Task ->
Hunt through the lines below for the string "build" and copy each one that has it.
*** Block opens ***
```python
_SIGS = {
    'shg_abi_version': [],
    'shg_device_info': [c_i, ctypes.c_char_p, c_i],
# ... 47 lines not shown
    'shg_conv2d_wgrad_f32': [c_fp, c_fp, c_fp] + [c_i] * 11 + [c_fp, ctypes.c_size_t, c_fp],
    'shg_conv2d_wgrad_wino_supported': [c_i] * 8,
    'shg_conv2d_wgrad_wino_workspace_bytes': [c_i] * 5,
    'shg_conv2d_wgrad_wino_f32': [c_fp, c_fp, c_fp] + [c_i] * 5 + [c_fp, ctypes.c_size_t, c_fp],
    'shg_shu_spectral_f32': [c_fp] * 6 + [c_i] * 4 + [c_fp],
    'shg_shu_split_irfft2_f32': [c_fp, c_fp, c_pp, c_pp, ctypes.POINTER(c_l), c_i, c_i, c_i, c_i, c_fp],
    'shg_shu_split_adjoint_f32': [c_pp, ctypes.POINTER(c_l), c_pp, c_fp, c_i, c_i, c_fp],
    'shg_composite_u8': [c_fp, c_fp, c_fp, c_i, c_i, c_i, c_fp],
    'shg_assemble_input_f32': [c_fp, c_fp, c_fp, c_i, c_i, c_i, c_fp],
    'shg_assemble_input_u8': [c_fp, c_fp, c_fp, c_fp, c_i, c_i, c_i, c_fp],
    'shg_conv_weight_prep_up_poly_f32': [c_fp, c_fp, c_fp, c_fp, c_i, c_i, c_i, c_i, c_fp],
    'shg_conv2d_up_poly_supported': [c_i, c_i, c_i, c_i, c_i],
    'shg_conv2d_up_poly_f32': [c_fp, c_fp, c_fp, c_fp, c_fp, c_i, c_i, c_i, c_i, c_i, c_i, c_fp, c_fp],
    'shg_conv2d_up_poly_ws_f32': [c_fp, c_fp, c_fp, c_fp, c_fp] + [c_i] * 6 + [c_fp, c_fp, ctypes.c_size_t, c_fp],
    'shg_conv2d_up_poly_workspace_bytes': [c_i] * 6,
    'shg_fir_down_planar_f32': [c_fp, c_fp, c_fp, c_i, c_i, c_i, c_i, c_i, c_i, c_f, c_fp],
    'shg_fir_pad2_sep_supported': [c_i, c_i, c_i],
    'shg_fir_resample2_sep_supported': [c_i, c_i, c_i],
    'shg_fir_resample2_sep_f32': [c_fp, ctypes.POINTER(c_f), c_fp, c_i, c_i, c_i, c_i, c_i, c_i, c_f, c_fp],
    'shg_fir_pad2_sep_f32': [c_fp, ctypes.POINTER(c_f), c_fp, c_i, c_i, c_i, c_i, c_i, c_i, c_f, c_fp],
    'shg_conv_weight_prep_down_poly_f32': [c_fp, c_fp, c_fp, c_fp, c_i, c_i, c_i, c_i, c_fp],
    'shg_conv2d_down_poly_supported': [c_i, c_i, c_i, c_i, c_i],
    'shg_conv2d_down_poly_f32': [c_fp, c_fp, c_fp, c_fp, c_i, c_i, c_i, c_i, c_i, c_i, c_i, c_fp, c_fp, c_i, c_f, c_f, c_f, c_fp, c_fp],
    'shg_mask_raster_f32': [c_fp, c_fp, c_fp, c_fp, c_i, c_fp, c_fp, c_i, c_i, c_fp],
    'shg_fid_accumulate_f64': [c_fp, c_i, c_fp, c_fp, c_i, c_i, c_i, c_fp],
    'shg_image_metrics_scratch_bytes': [c_i] * 4,
    'shg_image_metrics': [c_fp, c_fp, c_f, c_f, c_fp, c_fp, c_f, c_f] + [c_i] * 6 + [c_fp, ctypes.c_size_t, c_fp, c_fp, c_fp],
    'shg_resize_bicubic_u8': [c_fp, c_l, c_fp, c_l, c_fp, c_i, c_i, c_i, c_i, c_i, c_fp],
    'shg_minibatch_std_f32': [c_fp, c_fp, c_fp, c_i, c_i, c_i, c_i, c_i, c_i, c_fp],
    'shg_conv2d_f16': [c_fp, c_fp, c_fp, c_fp] + [c_i] * 12 + [c_fp],
    'shg_conv2d_f16_needs_clear': [c_i] * 5,
    'shg_conv2d_f16_fused': [c_fp, c_fp, c_fp] + [c_i] * 12 + [c_fp, c_fp, c_fp, c_i, c_f, c_fp, c_i, c_f, c_f, c_f, c_fp, c_fp],
    'shg_conv2d_f16_packed_weight_elems': [c_i] * 3,
    'shg_conv2d_f16_pack_weight': [c_fp, c_fp, c_i, c_i, c_i, c_fp],
    'shg_conv2d_f16_pack_weight_oihw': [c_fp, c_fp, c_i, c_i, c_i, c_i, c_i, c_fp],
    'shg_conv2d_f16_set_routes': [c_i],
    'shg_conv2d_wgrad_f16_workspace_bytes': [c_i] * 6,
    'shg_conv2d_wgrad_f16': [c_fp, c_fp, c_fp] + [c_i] * 10 + [c_fp, ctypes.c_size_t, c_fp],
    'shg_upfirdn2d_f16': [c_fp, c_fp, c_fp] + [c_i] * 15 + [c_f, c_fp],
    'shg_relayout_f32_f16': [c_fp, c_fp, c_i, c_i, c_l, c_i, c_fp],
    'shg_bias_act_f16': [c_fp, c_fp, c_fp, c_l, c_i, c_i, c_f, c_f, c_f, c_fp],
    'shg_bias_act_backward_f16': [c_fp, c_fp, c_fp, c_l, c_i, c_f, c_f, c_f, c_fp],
    'shg_modtail_backward_f32_blocks': [c_l],
    'shg_modtail_backward_f32_cslices': [c_i, c_i, c_l],
    'shg_modtail_backward_f32': [c_fp] * 9 + [c_i, c_i, c_l, c_i, c_f, c_f, c_f, c_fp],
    'shg_modtail_f16': [c_fp, c_fp, c_fp, c_i, c_fp, c_fp, c_i, c_l, c_i, c_i, c_f, c_f, c_f, c_fp],
# ... 18 lines not shown
    if _lib is not None:
        return _lib
    if not os.path.exists(LIB_PATH):
        raise RuntimeError(
            f'{LIB_PATH} not found: the HIP extension is not built. Run `python sh-gan_amd/build.py` '
            '(or __graft_entry__.build()). There is deliberately no CPU / PyTorch fallback.')
    lib = ctypes.CDLL(LIB_PATH)
    for name, args in _SIGS.items():
        fn = getattr(lib, name)
        fn.argtypes = args
        fn.restype = c_i
    lib.shg_last_error.argtypes = []
    lib.shg_last_error.restype = ctypes.c_char_p
    lib.shg_conv2d_workspace_bytes.restype = ctypes.c_size_t
    lib.shg_conv2d_wgrad_workspace_bytes.restype = ctypes.c_size_t
    lib.shg_conv2d_wino_workspace_bytes.restype = ctypes.c_size_t
    lib.shg_conv2d_wino4_workspace_bytes.restype = ctypes.c_size_t
    lib.shg_conv2d_up_poly_workspace_bytes.restype = ctypes.c_size_t
    lib.shg_conv2d_wgrad_wino_workspace_bytes.restype = ctypes.c_size_t
    lib.shg_conv2d_wgrad_f16_workspace_bytes.restype = ctypes.c_size_t
    lib.shg_image_metrics_scratch_bytes.restype = ctypes.c_size_t
    lib.shg_conv2d_f16_packed_weight_elems.restype = c_l
    lib.shg_conv_wino4_weight_elems.restype = c_l
    ver = lib.shg_abi_version()
    if ver != ABI_VERSION:
        raise RuntimeError(f'libshgan_hip.so ABI {ver} != expected {ABI_VERSION}: rebuild with sh-gan_amd/build.py')
    _lib = lib
    return lib


def exported_symbols():
    return sorted(list(_SIGS.keys()) + ['shg_last_error'])


def check(rc, what=''):
    if rc != 0:
        msg = get_lib().shg_last_error().decode(errors='replace')
        raise ShgError(f'{what}: {msg} (code {rc})')
```

sh-gan_amd/build.py:

```python
import hashlib
import os
import subprocess
import sys

HERE = os.path.dirname(os.path.abspath(__file__))
CSRC = os.path.join(HERE, 'csrc')
LIBDIR = os.path.join(HERE, 'lib')
LIBNAME = 'libshgan_hip.so'
VARDIR = os.path.join(os.path.dirname(HERE), 'tools', '_variants')
SOURCES = ['capi.hip', 'upfirdn2d.hip', 'pointwise.hip', 'dense.hip', 'conv_mfma.hip', 'conv_wino.hip', 'conv_wino4.hip', 'conv_wino_poly.hip', 'conv_wgrad.hip', 'conv_wgrad_wino.hip', 'conv_f16.hip', 'conv_f16_ring.hip', 'conv_f16_upring.hip', 'conv_f16_down.hip', 'shu.hip', 'mask_raster.hip', 'fid_stats.hip', 'image_metrics.hip', 'resize.hip']
SRC_FLAGS = {'conv_wgrad_wino.hip': ['-fno-slp-vectorize']}
FLAGS = ['--offload-arch=gfx950', '-O3', '-std=c++17', '-fPIC', '-fno-gpu-rdc', '-Wall', '-Wno-unused-function', '-Wno-inline-asm']


def _hipcc():
    for c in (os.environ.get('HIPCC'), '/opt/rocm/bin/hipcc', 'hipcc'):
        if c and (os.path.isabs(c) and os.path.exists(c) or not os.path.isabs(c)):
            return c
    raise RuntimeError('hipcc not found')


INCLUDE = os.path.join(os.path.dirname(HERE), 'include')


def _digest(extra=()):
    h = hashlib.sha256()
    for d in (CSRC, INCLUDE):
        for name in sorted(os.listdir(d)):
            with open(os.path.join(d, name), 'rb') as fh:
                h.update(name.encode())
                h.update(fh.read())
    h.update(' '.join(list(FLAGS) + [f'{k}:{v}' for k, v in sorted(SRC_FLAGS.items())] + list(extra)).encode())
    return h.hexdigest()
# ... 54 lines not shown
```

sh-gan_amd/csrc/capi.hip:

```cpp
#include "shg_common.h"
#include <string.h>

static thread_local char g_err[512] = "";

void shg_set_error(const char* fmt, ...) {
    va_list ap;
    va_start(ap, fmt);
    vsnprintf(g_err, sizeof(g_err), fmt, ap);
    va_end(ap);
}

extern "C" const char* shg_last_error(void) { return g_err; }

extern "C" int shg_abi_version(void) { return 38; }

extern "C" int shg_device_info(int dev, char* buf, int buflen) {
    hipDeviceProp_t prop;
    hipError_t e = hipGetDeviceProperties(&prop, dev);
    if (e != hipSuccess) {
        shg_set_error("hipGetDeviceProperties(%d): %s", dev, hipGetErrorString(e));
        return SHG_ERR_LAUNCH;
    }
    if (buf && buflen > 0) {
        strncpy(buf, prop.gcnArchName, buflen - 1);
        buf[buflen - 1] = 0;
    }
    return prop.multiProcessorCount;
}
```

sh-gan_amd/kernels.py:

```python
import contextlib
import ctypes
import math

import torch

from . import _lib
from ._lib import check

SQRT2 = math.sqrt(2.0)
_NULLCTX = contextlib.nullcontext()


class _Launch:
    __slots__ = ('dev', 'keep', '_ctx')

    def __init__(self):
        self.dev = None
        self.keep = []
        self._ctx = None

    def _own(self, t, name):
        if self.dev is None:
            self.dev = t.device
        elif t.device != self.dev:
# ... 465 lines not shown

def assemble_input(real, mask, lut=None):
    L = _Launch()
    u8 = isinstance(real, torch.Tensor) and real.dtype == torch.uint8
    real = L.req(real, 'real', dtype=torch.uint8 if u8 else torch.float32)
    mask = L.req(mask, 'mask')
    n, c, h, w = real.shape
    if c != 3 or mask.numel() != n * h * w:
        raise _lib.ShgError('assemble_input: real must be [N,3,H,W] and mask [N,(1,)H,W]')
    x = L.new((n, 4, h, w))
    with L:
        if u8:
            lut = L.req(u8_value_table(L.dev) if lut is None else lut, 'lut')
            if lut.numel() != 256:
                raise _lib.ShgError('assemble_input: lut must hold 256 floats')
            check(_lib.get_lib().shg_assemble_input_u8(_ptr(real), _ptr(mask), _ptr(lut), _ptr(x), n, h, w, L.stream()), 'assemble_input_u8')
        else:
            check(_lib.get_lib().shg_assemble_input_f32(_ptr(real), _ptr(mask), _ptr(x), n, h, w, L.stream()), 'assemble_input')
    return x



class PreppedWeight:
    __slots__ = ('wt', 'wsq', 'o', 'i', 'op', 'kh', 'kw', 'groups', 'wu', 'wu4', 'wu_up', 'wu_down', '_w', '_wscale', '_flip')

    def __init__(self, wt, wsq, o, i, op, kh, kw, groups=1, w=None, wscale=None, flip=False):
        self.wt, self.wsq, self.o, self.i, self.op, self.kh, self.kw, self.groups = wt, wsq, o, i, op, kh, kw, groups
        self.wu, self.wu4, self.wu_up, self.wu_down, self._w, self._wscale, self._flip = None, None, None, None, w, wscale, flip

    def _poly(self, entry):
        if self._w is None or self.groups != 1 or self.kh != 3 or self.kw != 3:
            raise _lib.ShgError('PreppedWeight: polyphase forms need an ungrouped 3x3 weight')
        L = _Launch()
        w, ws = L.req(self._w, 'w'), L.req(self._wscale, 'wscale')
        size = (self.op // 64) * ((self.i + 7) // 8) * 16 * 64 * 8
        wa, wb = L.new((size,)), L.new((size,))
        with L:
            check(getattr(_lib.get_lib(), entry)(_ptr(w), _ptr(ws), _ptr(wa), _ptr(wb), self.o, self.i, self.op,
                                                 int(bool(self._flip)), L.stream()), entry)
        return wa, wb

    def down_poly(self):
        if self.wu_down is None:
            self.wu_down = self._poly('shg_conv_weight_prep_down_poly_f32')
        return self.wu_down

    def up_poly(self):
        if self.wu_up is None:
            self.wu_up = self._poly('shg_conv_weight_prep_up_poly_f32')
        return self.wu_up

    def wino(self):
        if self.wu is None:
            if self._w is None or self.groups != 1 or self.kh != 3 or self.kw != 3:
                raise _lib.ShgError('PreppedWeight.wino: needs an ungrouped 3x3 weight')
            L = _Launch()
            w, ws = L.req(self._w, 'w'), L.req(self._wscale, 'wscale')
            kc = int(_lib.get_lib().shg_conv_wino_chunk())
            nchunk = (self.i + kc - 1) // kc
            self.wu = L.new(((self.op // 64) * nchunk * 16 * 64 * kc,))
            with L:
                check(_lib.get_lib().shg_conv_weight_prep_wino_f32(_ptr(w), _ptr(ws), _ptr(self.wu), self.o, self.i, self.op,
                                                                   int(bool(self._flip)), L.stream()), 'conv_weight_prep_wino')
        return self.wu

    def wino4(self):
        if self.wu4 is None:
            if self._w is None or self.groups != 1 or self.kh != 3 or self.kw != 3:
# ... 93 lines not shown
        nba, nbb = ((h + 1 + 2) // 3) * ((w + 1 + 2) // 3), (h // 2) * (w // 2)
        executed = 2.0 * nb * pw.o * i * (16.0 * (nba + nbb) + h + w)
        ws_bytes = int(lib.shg_conv2d_up_poly_workspace_bytes(nb, i, pw.o, pw.op, h, w)) if WINO_SPLIT else 0
        ws = L.new((ws_bytes // 4,)) if ws_bytes else None
        with _timed(L, 'conv_poly_up', 2.0 * nb * pw.o * i * 9 * h * w, executed):
            check(lib.shg_conv2d_up_poly_ws_f32(_ptr(x), _ptr(pw.wt), _ptr(wa), _ptr(wb), _ptr(y), nb, i, pw.o, pw.op, h, w,
                                                _ptr(in_scale), _ptr(ws), ws_bytes, L.stream()), 'conv2d_up_poly')
        return y
    ws, ws_bytes = None, 0
    if mode != MODE_UP2T or planar:
        ws_bytes = int(lib.shg_conv2d_workspace_bytes(nb, i, pw.o, h, w, pw.kh, pw.kw, mode, pad, pw.groups))
        if ws_bytes:
            ws = L.new((ws_bytes // 4,))
    pix = (h * w) if mode == MODE_UP2T else (oh * ow)
    with _timed(L, _CONV_CLASS[mode] if pw.kh == 3 else 'conv_mfma_1x1', 2.0 * nb * pw.o * i * pw.kh * pw.kw * pix):
        check(lib.shg_conv2d_f32(
            _ptr(x), _ptr(pw.wt), _ptr(y), nb, i, pw.o, pw.op, h, w, pw.kh, pw.kw, mode, pad, pw.groups, pw.wt.shape[1],
            _ptr(in_scale), _ptr(out_scale), _ptr(bias), _ptr(noise), nmode, float(noise_strength), a, al, g, cl, _ptr(residual),
            1 if planar else 0, _ptr(ws), ws_bytes, L.stream()), 'conv2d')
    return y
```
*** Block closes ***
Exercise output ->
            f'{LIB_PATH} not found: the HIP extension is not built. Run `python sh-gan_amd/build.py` '
            '(or __graft_entry__.build()). There is deliberately no CPU / PyTorch fallback.')
        raise RuntimeError(f'libshgan_hip.so ABI {ver} != expected {ABI_VERSION}: rebuild with sh-gan_amd/build.py')
sh-gan_amd/build.py:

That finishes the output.